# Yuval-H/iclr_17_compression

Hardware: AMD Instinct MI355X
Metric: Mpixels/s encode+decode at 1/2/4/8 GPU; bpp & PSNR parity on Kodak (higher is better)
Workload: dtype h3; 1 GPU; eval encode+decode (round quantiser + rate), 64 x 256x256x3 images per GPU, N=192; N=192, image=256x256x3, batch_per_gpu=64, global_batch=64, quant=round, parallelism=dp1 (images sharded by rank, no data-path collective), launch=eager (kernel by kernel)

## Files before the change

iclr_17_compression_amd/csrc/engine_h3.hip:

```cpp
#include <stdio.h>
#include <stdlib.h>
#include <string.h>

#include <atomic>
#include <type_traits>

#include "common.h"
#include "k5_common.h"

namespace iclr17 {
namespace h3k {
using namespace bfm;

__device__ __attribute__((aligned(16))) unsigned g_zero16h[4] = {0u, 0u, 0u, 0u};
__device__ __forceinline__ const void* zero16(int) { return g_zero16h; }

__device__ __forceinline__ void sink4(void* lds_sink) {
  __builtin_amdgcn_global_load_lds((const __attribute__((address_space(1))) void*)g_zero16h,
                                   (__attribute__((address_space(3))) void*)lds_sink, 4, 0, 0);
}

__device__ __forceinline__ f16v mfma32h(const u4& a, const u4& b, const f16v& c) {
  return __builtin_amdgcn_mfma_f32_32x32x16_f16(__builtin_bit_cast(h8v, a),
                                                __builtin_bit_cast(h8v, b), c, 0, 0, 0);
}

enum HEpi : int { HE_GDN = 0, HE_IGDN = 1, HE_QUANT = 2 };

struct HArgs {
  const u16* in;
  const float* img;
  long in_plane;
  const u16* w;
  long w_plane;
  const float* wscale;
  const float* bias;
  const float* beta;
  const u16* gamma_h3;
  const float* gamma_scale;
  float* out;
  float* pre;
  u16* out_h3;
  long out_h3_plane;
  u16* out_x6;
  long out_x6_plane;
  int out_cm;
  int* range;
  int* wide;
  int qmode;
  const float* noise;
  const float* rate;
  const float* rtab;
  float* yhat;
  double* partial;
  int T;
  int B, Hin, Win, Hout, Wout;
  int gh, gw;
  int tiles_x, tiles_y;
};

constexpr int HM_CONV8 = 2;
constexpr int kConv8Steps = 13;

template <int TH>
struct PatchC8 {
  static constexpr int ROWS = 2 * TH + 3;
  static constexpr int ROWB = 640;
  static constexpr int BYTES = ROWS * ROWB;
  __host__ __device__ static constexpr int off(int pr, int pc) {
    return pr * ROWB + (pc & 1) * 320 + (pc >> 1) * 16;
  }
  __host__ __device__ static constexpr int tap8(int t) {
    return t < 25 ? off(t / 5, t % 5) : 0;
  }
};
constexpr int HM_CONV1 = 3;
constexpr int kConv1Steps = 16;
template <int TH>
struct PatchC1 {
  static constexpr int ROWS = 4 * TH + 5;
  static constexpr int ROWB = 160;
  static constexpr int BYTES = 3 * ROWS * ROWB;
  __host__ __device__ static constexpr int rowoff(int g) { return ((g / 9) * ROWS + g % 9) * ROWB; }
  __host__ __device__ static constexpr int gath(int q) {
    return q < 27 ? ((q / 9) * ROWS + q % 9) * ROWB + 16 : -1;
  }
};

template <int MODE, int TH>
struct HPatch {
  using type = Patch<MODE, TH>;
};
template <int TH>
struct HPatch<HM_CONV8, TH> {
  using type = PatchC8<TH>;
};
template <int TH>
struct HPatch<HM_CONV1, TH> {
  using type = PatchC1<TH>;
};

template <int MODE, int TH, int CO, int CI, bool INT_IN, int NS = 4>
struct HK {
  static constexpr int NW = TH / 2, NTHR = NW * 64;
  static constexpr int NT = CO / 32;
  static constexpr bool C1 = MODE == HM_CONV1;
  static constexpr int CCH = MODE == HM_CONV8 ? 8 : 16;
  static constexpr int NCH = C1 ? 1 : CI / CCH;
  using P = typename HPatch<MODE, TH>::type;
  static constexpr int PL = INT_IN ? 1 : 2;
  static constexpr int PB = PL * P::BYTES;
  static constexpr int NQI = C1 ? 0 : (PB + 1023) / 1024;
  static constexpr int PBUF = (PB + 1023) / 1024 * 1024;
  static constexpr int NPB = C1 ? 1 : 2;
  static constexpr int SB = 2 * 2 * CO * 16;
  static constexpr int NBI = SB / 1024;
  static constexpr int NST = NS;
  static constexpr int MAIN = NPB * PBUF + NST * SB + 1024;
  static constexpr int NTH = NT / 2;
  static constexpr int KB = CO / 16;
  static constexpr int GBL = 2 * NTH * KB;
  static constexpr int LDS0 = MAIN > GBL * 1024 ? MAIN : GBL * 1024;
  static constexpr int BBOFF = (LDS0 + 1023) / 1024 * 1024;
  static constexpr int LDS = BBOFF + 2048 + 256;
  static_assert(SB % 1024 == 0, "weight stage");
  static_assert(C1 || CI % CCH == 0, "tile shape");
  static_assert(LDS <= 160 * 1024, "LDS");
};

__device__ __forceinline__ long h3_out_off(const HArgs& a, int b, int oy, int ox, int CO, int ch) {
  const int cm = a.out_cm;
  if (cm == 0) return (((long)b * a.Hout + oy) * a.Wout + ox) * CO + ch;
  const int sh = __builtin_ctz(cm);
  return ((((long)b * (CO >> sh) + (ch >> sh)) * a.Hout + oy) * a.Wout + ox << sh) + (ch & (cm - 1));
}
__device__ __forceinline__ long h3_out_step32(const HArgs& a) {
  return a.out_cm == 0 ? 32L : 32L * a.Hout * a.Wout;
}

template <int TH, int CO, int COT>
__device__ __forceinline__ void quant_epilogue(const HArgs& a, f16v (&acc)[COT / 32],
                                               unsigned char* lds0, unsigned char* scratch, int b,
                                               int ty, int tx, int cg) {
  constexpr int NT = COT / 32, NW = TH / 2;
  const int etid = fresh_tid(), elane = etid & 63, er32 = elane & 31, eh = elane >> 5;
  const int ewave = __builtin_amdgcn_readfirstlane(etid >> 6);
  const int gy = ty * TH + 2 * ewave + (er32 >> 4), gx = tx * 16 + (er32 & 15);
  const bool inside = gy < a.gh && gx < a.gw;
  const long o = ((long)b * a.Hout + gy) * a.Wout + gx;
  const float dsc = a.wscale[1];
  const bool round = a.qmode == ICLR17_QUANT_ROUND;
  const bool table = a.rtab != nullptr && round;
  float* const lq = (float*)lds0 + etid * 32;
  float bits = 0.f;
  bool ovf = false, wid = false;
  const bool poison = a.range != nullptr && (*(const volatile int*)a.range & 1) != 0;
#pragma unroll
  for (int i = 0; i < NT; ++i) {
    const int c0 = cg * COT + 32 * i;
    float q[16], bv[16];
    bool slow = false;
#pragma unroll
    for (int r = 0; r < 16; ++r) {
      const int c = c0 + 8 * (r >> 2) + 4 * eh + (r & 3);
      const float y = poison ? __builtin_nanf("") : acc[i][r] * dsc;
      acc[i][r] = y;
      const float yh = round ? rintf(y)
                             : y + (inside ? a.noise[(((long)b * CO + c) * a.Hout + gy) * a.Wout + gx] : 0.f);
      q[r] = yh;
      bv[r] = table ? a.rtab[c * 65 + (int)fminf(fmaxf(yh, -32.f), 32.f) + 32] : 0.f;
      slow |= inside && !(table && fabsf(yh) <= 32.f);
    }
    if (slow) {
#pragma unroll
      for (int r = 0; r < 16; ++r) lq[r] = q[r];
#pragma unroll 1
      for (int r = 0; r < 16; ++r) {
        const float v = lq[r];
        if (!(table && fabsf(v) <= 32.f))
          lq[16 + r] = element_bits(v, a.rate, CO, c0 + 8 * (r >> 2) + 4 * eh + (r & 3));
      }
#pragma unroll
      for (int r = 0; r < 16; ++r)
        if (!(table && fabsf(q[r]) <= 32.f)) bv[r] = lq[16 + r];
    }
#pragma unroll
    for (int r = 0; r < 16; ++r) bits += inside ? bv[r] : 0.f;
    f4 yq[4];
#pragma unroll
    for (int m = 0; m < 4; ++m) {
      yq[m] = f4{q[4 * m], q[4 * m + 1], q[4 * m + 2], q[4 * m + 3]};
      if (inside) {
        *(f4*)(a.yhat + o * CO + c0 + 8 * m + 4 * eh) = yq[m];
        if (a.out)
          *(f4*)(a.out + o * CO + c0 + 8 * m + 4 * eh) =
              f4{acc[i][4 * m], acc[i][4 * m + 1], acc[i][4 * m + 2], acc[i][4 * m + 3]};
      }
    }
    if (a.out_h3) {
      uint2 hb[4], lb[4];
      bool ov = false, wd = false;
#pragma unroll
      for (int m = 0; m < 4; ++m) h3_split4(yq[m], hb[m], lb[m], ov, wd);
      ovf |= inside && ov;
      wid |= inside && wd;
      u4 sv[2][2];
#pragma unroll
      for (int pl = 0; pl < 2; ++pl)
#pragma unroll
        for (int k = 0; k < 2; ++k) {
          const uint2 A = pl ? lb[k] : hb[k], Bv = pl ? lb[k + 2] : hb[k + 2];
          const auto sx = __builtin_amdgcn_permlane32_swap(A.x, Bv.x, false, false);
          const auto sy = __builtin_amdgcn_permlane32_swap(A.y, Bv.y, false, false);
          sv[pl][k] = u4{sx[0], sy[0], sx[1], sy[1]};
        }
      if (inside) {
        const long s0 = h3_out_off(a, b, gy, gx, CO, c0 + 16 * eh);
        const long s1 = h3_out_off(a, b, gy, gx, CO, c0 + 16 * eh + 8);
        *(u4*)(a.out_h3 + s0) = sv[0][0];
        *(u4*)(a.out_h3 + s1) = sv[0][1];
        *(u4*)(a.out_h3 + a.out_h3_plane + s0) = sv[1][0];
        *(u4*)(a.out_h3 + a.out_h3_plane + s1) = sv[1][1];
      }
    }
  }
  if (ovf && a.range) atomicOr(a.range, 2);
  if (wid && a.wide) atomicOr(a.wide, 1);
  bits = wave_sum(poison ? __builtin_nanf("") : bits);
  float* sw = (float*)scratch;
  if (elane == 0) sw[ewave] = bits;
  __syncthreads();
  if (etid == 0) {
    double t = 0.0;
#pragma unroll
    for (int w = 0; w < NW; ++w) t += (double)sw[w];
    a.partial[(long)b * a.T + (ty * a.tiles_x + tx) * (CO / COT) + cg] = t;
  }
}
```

--------------------------------

Reproduce the records above line by line, without any change, up to and including the line that holds "Metric: Mpixels/s encode+decode".

# Yuval-H/iclr_17_compression

Hardware: AMD Instinct MI355X
Metric: Mpixels/s encode+decode at 1/2/4/8 GPU; bpp & PSNR parity on Kodak (higher is better)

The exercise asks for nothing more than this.